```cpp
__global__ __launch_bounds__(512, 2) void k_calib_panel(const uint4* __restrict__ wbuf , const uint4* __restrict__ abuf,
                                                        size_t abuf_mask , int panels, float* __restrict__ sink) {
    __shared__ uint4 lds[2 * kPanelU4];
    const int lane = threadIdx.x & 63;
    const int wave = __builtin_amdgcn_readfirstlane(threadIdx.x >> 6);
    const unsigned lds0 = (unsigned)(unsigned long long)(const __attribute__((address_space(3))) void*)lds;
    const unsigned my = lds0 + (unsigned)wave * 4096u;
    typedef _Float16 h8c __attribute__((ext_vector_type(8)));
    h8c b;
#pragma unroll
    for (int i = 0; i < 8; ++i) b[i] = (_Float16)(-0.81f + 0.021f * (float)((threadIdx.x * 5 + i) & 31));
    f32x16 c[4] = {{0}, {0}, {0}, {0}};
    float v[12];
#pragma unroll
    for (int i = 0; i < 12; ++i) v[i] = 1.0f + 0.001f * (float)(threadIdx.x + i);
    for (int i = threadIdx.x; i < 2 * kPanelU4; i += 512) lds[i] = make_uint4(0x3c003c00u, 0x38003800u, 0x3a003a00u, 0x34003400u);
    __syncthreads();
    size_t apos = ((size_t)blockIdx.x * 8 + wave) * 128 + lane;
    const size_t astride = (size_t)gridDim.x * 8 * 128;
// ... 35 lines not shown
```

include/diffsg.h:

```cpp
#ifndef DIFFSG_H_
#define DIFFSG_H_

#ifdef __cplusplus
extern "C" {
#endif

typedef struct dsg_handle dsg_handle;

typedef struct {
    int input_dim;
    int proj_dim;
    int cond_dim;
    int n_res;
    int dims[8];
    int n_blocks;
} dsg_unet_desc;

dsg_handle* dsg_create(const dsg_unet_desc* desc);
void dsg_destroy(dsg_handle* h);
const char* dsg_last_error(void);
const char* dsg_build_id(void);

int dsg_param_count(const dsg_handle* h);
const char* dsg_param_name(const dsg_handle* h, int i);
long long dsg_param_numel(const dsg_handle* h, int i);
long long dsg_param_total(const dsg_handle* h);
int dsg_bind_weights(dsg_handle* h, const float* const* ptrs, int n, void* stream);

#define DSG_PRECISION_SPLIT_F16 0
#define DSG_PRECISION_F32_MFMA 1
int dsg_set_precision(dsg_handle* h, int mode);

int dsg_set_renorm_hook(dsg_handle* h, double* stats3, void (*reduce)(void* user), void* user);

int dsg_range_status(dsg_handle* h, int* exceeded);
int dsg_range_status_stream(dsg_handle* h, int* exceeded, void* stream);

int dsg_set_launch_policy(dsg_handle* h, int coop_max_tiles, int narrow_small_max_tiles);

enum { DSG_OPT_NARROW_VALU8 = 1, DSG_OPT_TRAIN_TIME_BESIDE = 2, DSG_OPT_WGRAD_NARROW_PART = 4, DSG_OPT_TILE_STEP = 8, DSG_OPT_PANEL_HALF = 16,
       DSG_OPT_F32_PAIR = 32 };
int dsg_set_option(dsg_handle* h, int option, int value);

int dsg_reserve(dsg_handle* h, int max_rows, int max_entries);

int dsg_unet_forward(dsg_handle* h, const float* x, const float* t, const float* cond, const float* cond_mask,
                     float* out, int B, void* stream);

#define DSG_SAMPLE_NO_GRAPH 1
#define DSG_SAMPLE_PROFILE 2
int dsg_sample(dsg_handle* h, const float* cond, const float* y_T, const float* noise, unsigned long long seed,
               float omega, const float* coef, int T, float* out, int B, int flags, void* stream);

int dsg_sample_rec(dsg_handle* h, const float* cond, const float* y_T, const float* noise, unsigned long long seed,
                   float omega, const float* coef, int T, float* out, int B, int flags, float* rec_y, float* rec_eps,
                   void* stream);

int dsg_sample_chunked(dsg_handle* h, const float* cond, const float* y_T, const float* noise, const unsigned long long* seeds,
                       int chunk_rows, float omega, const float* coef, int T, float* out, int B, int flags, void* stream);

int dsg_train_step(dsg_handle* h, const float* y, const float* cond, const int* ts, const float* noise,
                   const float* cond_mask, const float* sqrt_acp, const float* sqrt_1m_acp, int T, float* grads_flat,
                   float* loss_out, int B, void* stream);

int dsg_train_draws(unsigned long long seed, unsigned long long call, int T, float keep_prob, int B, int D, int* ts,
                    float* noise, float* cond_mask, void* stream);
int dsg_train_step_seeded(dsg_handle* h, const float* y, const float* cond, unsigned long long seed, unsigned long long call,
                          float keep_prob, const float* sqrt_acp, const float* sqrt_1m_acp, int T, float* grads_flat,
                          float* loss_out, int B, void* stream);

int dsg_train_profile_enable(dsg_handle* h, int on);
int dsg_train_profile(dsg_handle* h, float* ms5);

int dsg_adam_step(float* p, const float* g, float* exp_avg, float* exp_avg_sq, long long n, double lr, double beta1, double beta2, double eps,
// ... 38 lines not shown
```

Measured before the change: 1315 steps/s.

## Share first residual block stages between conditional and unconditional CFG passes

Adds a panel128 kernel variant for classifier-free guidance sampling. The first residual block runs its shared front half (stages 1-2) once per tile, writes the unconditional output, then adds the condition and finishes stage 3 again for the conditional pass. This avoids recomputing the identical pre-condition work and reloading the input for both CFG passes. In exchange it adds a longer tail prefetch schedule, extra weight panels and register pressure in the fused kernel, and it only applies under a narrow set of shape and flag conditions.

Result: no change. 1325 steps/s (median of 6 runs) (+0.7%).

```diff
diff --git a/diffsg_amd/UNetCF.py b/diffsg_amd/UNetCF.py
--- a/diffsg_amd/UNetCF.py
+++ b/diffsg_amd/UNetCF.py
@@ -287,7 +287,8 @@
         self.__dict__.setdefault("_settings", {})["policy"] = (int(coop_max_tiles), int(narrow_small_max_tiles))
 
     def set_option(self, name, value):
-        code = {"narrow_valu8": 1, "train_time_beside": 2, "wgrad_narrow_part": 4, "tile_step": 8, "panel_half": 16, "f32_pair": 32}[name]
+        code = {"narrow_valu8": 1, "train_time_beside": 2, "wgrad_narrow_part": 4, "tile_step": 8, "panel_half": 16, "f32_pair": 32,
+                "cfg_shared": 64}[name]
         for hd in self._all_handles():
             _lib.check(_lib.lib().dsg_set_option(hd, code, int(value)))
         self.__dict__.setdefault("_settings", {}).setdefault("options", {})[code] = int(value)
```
┄┄┄┄┄┄┄┄┄┄┄┄┄┄┄┄┄┄┄┄
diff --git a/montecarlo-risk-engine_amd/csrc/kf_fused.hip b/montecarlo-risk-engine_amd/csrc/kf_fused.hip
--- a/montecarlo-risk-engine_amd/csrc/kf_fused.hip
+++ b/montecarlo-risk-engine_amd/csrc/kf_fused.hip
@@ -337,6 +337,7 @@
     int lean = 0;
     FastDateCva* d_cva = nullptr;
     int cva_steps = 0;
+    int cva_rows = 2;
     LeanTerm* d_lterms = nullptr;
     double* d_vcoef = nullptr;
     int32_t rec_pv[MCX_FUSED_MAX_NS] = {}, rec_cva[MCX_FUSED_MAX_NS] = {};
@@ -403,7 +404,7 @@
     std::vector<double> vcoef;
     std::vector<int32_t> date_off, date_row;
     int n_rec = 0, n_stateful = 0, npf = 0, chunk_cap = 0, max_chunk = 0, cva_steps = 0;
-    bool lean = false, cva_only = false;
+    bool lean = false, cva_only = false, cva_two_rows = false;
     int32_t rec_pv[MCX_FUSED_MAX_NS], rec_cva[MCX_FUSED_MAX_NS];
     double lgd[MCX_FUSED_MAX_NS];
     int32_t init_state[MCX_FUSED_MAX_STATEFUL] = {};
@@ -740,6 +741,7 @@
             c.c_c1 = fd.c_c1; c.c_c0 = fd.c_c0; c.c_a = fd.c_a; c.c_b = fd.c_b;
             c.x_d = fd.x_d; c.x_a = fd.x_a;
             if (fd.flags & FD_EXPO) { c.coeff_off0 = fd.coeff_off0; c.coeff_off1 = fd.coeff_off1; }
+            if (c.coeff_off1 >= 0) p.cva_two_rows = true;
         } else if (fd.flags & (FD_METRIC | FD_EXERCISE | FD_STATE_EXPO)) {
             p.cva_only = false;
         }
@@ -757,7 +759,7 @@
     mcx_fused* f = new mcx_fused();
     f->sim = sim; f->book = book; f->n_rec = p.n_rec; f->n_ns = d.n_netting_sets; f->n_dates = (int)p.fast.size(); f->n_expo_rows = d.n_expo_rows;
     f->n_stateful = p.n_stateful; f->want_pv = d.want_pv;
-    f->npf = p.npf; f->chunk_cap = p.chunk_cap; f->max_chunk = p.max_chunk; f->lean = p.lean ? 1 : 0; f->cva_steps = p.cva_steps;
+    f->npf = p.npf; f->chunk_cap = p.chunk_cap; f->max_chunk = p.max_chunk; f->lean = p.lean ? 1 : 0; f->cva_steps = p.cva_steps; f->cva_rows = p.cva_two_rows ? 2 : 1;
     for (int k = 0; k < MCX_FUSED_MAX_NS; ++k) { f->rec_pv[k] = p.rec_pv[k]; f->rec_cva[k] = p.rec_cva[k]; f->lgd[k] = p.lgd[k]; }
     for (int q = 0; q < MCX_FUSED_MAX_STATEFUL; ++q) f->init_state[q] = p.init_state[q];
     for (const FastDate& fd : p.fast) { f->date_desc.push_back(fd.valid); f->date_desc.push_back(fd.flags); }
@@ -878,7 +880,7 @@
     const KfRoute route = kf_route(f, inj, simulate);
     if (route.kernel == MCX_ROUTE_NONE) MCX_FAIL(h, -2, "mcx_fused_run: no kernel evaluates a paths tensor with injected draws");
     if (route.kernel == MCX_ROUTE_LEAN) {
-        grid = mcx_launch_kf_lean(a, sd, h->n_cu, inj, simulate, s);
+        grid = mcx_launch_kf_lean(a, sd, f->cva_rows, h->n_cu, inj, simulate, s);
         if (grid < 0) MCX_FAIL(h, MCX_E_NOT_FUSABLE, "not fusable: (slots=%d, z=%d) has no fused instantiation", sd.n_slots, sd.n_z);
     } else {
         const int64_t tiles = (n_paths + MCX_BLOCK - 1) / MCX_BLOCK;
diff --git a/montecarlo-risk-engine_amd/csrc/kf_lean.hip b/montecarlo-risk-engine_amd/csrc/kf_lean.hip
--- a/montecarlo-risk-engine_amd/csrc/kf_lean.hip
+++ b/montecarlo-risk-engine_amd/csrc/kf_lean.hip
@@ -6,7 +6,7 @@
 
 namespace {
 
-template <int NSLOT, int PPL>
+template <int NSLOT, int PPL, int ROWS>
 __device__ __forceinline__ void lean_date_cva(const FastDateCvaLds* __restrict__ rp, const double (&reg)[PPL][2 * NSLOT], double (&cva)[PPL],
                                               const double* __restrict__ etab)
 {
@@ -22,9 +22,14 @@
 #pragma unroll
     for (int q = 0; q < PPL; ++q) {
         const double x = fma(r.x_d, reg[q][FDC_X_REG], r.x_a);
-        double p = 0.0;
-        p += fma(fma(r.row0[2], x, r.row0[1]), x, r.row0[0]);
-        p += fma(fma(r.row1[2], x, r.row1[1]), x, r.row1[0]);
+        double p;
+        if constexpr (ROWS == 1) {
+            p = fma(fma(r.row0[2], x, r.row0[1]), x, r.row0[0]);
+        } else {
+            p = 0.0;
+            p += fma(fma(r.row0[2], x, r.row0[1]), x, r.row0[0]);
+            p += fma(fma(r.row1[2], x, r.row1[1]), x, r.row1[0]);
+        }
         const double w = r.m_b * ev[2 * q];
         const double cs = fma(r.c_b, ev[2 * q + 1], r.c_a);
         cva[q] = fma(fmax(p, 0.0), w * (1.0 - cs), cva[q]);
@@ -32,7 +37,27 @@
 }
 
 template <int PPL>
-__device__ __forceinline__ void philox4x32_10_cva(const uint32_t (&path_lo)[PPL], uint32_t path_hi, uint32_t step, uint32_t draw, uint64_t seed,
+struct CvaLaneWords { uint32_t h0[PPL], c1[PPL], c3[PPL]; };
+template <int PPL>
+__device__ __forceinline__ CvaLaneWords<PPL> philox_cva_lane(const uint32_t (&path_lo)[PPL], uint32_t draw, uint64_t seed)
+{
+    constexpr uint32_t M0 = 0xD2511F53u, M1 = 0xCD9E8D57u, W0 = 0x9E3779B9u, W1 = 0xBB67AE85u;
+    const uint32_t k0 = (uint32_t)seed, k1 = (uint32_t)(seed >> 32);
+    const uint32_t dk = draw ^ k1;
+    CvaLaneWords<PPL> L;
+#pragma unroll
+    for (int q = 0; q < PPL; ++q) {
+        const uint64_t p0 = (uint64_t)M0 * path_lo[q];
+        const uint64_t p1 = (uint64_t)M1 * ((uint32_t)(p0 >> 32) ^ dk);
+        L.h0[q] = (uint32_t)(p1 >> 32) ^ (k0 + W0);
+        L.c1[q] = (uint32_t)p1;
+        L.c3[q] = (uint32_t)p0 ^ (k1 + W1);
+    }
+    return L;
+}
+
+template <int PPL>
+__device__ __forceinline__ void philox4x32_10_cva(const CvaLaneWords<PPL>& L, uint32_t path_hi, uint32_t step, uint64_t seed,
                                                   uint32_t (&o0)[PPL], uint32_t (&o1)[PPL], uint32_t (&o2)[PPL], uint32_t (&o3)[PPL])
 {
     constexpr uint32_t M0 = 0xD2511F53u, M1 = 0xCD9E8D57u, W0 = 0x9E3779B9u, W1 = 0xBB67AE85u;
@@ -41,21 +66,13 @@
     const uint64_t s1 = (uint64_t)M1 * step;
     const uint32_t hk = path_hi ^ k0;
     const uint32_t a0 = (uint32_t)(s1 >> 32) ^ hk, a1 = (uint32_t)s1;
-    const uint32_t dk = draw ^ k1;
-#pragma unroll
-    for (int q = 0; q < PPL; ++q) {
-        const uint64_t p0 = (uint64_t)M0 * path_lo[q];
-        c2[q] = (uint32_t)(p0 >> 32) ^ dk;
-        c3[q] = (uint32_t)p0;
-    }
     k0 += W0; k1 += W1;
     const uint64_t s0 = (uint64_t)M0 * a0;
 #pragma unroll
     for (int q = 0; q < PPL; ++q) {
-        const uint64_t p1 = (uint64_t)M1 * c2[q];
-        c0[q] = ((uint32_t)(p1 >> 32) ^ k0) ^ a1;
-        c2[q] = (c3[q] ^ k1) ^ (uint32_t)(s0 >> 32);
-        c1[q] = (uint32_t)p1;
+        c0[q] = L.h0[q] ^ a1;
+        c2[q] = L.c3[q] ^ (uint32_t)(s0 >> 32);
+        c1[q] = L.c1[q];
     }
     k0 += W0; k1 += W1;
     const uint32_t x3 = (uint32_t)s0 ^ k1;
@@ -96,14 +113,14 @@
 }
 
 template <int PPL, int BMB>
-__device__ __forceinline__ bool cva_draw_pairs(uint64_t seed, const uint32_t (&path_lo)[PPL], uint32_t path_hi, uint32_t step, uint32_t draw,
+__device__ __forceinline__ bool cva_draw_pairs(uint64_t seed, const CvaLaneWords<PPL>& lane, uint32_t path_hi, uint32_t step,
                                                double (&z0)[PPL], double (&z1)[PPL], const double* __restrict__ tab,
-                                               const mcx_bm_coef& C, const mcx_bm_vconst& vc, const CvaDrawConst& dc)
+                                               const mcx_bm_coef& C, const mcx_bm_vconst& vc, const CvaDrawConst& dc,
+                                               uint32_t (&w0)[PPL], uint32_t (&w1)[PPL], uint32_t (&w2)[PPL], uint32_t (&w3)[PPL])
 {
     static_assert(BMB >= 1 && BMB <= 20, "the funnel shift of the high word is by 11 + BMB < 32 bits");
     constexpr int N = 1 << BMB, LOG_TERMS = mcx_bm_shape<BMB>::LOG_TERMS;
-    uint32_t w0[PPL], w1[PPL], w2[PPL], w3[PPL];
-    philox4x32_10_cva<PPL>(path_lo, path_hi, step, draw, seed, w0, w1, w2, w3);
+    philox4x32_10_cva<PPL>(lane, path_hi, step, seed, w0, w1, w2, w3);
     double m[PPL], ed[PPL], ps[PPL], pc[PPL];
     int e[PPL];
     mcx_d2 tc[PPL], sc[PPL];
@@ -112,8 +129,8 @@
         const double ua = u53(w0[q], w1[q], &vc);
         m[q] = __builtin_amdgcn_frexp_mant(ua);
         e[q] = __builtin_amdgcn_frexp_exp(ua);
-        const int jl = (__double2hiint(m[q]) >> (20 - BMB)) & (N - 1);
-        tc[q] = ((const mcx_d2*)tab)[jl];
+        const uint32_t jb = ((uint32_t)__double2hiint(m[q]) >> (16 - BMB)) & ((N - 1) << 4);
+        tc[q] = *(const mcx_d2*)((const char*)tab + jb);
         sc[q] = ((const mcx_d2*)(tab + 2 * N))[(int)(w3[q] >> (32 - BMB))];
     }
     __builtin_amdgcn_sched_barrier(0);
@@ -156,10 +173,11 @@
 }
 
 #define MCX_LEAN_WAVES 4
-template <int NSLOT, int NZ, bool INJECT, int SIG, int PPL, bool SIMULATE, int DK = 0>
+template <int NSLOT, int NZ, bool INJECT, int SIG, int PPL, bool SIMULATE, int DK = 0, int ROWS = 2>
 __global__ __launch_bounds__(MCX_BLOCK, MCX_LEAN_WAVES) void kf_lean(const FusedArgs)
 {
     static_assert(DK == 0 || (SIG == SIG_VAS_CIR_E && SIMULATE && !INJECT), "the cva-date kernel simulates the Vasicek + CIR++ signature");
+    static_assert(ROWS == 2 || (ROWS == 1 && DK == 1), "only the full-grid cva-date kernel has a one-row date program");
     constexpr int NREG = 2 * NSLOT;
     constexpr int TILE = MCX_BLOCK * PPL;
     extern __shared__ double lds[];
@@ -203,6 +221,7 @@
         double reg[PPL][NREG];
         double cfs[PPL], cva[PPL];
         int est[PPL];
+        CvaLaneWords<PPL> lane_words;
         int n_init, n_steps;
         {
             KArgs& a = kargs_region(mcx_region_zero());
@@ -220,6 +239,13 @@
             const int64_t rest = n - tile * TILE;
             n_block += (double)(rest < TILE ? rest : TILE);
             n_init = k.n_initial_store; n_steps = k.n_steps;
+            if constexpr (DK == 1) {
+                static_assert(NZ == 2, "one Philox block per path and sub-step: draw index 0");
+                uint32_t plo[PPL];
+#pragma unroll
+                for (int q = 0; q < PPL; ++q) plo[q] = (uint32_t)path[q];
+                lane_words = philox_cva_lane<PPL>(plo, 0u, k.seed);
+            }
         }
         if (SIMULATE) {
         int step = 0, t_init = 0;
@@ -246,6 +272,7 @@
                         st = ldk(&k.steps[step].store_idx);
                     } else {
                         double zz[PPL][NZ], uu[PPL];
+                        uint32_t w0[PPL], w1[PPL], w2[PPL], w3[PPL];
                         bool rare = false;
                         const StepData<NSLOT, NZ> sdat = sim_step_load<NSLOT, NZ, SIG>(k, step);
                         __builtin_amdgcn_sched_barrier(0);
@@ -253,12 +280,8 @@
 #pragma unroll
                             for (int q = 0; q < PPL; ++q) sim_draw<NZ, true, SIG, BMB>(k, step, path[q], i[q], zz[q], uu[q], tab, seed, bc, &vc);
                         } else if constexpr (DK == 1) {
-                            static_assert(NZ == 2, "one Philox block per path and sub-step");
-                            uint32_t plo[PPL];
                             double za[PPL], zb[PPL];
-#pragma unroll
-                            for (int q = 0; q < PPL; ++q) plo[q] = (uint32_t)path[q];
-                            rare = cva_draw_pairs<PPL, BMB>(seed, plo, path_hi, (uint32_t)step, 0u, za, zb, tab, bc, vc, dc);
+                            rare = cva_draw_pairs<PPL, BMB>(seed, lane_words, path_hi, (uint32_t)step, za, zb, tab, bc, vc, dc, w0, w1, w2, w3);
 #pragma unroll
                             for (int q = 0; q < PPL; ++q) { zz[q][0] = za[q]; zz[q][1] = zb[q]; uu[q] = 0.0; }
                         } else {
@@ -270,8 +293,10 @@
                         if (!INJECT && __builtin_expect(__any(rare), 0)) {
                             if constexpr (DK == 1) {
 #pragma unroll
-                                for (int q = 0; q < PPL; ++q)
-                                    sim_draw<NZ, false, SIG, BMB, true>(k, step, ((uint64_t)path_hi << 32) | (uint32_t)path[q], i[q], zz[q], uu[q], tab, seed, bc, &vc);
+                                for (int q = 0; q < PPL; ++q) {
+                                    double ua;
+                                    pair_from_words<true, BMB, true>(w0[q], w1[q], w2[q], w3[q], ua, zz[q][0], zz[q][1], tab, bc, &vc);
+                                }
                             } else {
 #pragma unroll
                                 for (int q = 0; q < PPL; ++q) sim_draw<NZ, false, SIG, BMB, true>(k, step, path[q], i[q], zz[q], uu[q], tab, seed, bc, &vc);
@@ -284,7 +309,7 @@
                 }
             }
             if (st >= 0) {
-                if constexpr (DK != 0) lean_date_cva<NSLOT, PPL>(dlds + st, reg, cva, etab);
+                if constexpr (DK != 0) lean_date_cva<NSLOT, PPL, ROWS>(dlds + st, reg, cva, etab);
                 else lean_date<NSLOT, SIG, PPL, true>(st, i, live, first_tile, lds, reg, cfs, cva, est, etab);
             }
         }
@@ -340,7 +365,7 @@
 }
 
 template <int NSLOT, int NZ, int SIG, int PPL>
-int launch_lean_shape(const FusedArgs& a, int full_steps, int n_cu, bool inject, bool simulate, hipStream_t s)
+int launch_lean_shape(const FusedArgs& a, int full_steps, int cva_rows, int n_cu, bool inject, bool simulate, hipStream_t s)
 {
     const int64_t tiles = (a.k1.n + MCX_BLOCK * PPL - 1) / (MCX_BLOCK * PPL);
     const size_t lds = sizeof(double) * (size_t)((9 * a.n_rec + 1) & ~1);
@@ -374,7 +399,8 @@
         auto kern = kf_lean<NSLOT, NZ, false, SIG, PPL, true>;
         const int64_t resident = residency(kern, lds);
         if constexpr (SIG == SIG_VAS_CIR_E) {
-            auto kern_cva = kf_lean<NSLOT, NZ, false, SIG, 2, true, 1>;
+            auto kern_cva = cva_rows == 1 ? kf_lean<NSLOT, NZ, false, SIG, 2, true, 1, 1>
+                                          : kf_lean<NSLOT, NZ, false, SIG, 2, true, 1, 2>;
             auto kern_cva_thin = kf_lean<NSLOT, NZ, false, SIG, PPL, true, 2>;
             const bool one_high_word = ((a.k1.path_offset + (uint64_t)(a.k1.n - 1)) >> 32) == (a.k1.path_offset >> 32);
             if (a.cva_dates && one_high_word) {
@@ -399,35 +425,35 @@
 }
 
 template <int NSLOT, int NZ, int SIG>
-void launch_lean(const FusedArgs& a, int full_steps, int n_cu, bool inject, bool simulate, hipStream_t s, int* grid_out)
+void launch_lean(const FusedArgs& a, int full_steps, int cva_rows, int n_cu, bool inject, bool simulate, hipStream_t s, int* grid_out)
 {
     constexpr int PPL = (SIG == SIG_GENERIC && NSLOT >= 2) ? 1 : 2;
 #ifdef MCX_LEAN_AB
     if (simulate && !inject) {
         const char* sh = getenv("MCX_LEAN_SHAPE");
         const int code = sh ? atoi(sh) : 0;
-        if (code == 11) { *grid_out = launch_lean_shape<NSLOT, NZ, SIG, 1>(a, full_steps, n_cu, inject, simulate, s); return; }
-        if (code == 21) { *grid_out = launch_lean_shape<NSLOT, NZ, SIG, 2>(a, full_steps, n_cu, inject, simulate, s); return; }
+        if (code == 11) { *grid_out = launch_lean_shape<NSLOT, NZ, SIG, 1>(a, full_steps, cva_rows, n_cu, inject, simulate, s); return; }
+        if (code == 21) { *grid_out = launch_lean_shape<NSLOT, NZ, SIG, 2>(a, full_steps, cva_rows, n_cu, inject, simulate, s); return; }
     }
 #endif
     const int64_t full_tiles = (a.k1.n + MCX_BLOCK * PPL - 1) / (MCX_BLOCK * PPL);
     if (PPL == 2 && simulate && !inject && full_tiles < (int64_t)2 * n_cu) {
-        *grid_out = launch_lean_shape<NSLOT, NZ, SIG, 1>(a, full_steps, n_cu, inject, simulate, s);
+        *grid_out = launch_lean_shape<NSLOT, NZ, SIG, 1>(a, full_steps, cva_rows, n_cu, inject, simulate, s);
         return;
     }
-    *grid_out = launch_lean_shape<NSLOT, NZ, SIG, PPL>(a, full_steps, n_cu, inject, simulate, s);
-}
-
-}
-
┄┄┄┄┄┄┄┄┄┄┄┄┄┄┄┄┄┄┄┄
* **What to produce**
All lines above between those holding "if (st >= 0)" and "const int code = sh ? atoi(sh) : 0;", inclusive, must be set down unchanged, and no other line may be included.

* **Solution to this problem**
             if (st >= 0) {
-                if constexpr (DK != 0) lean_date_cva<NSLOT, PPL>(dlds + st, reg, cva, etab);
+                if constexpr (DK != 0) lean_date_cva<NSLOT, PPL, ROWS>(dlds + st, reg, cva, etab);
                 else lean_date<NSLOT, SIG, PPL, true>(st, i, live, first_tile, lds, reg, cfs, cva, est, etab);
             }
         }
@@ -340,7 +365,7 @@
 }
 
 template <int NSLOT, int NZ, int SIG, int PPL>
-int launch_lean_shape(const FusedArgs& a, int full_steps, int n_cu, bool inject, bool simulate, hipStream_t s)
+int launch_lean_shape(const FusedArgs& a, int full_steps, int cva_rows, int n_cu, bool inject, bool simulate, hipStream_t s)
 {
     const int64_t tiles = (a.k1.n + MCX_BLOCK * PPL - 1) / (MCX_BLOCK * PPL);
     const size_t lds = sizeof(double) * (size_t)((9 * a.n_rec + 1) & ~1);
@@ -374,7 +399,8 @@
         auto kern = kf_lean<NSLOT, NZ, false, SIG, PPL, true>;
         const int64_t resident = residency(kern, lds);
         if constexpr (SIG == SIG_VAS_CIR_E) {
-            auto kern_cva = kf_lean<NSLOT, NZ, false, SIG, 2, true, 1>;
+            auto kern_cva = cva_rows == 1 ? kf_lean<NSLOT, NZ, false, SIG, 2, true, 1, 1>
+                                          : kf_lean<NSLOT, NZ, false, SIG, 2, true, 1, 2>;
             auto kern_cva_thin = kf_lean<NSLOT, NZ, false, SIG, PPL, true, 2>;
             const bool one_high_word = ((a.k1.path_offset + (uint64_t)(a.k1.n - 1)) >> 32) == (a.k1.path_offset >> 32);
             if (a.cva_dates && one_high_word) {
@@ -399,35 +425,35 @@
 }
 
 template <int NSLOT, int NZ, int SIG>
-void launch_lean(const FusedArgs& a, int full_steps, int n_cu, bool inject, bool simulate, hipStream_t s, int* grid_out)
+void launch_lean(const FusedArgs& a, int full_steps, int cva_rows, int n_cu, bool inject, bool simulate, hipStream_t s, int* grid_out)
 {
     constexpr int PPL = (SIG == SIG_GENERIC && NSLOT >= 2) ? 1 : 2;
 #ifdef MCX_LEAN_AB
     if (simulate && !inject) {
         const char* sh = getenv("MCX_LEAN_SHAPE");
         const int code = sh ? atoi(sh) : 0;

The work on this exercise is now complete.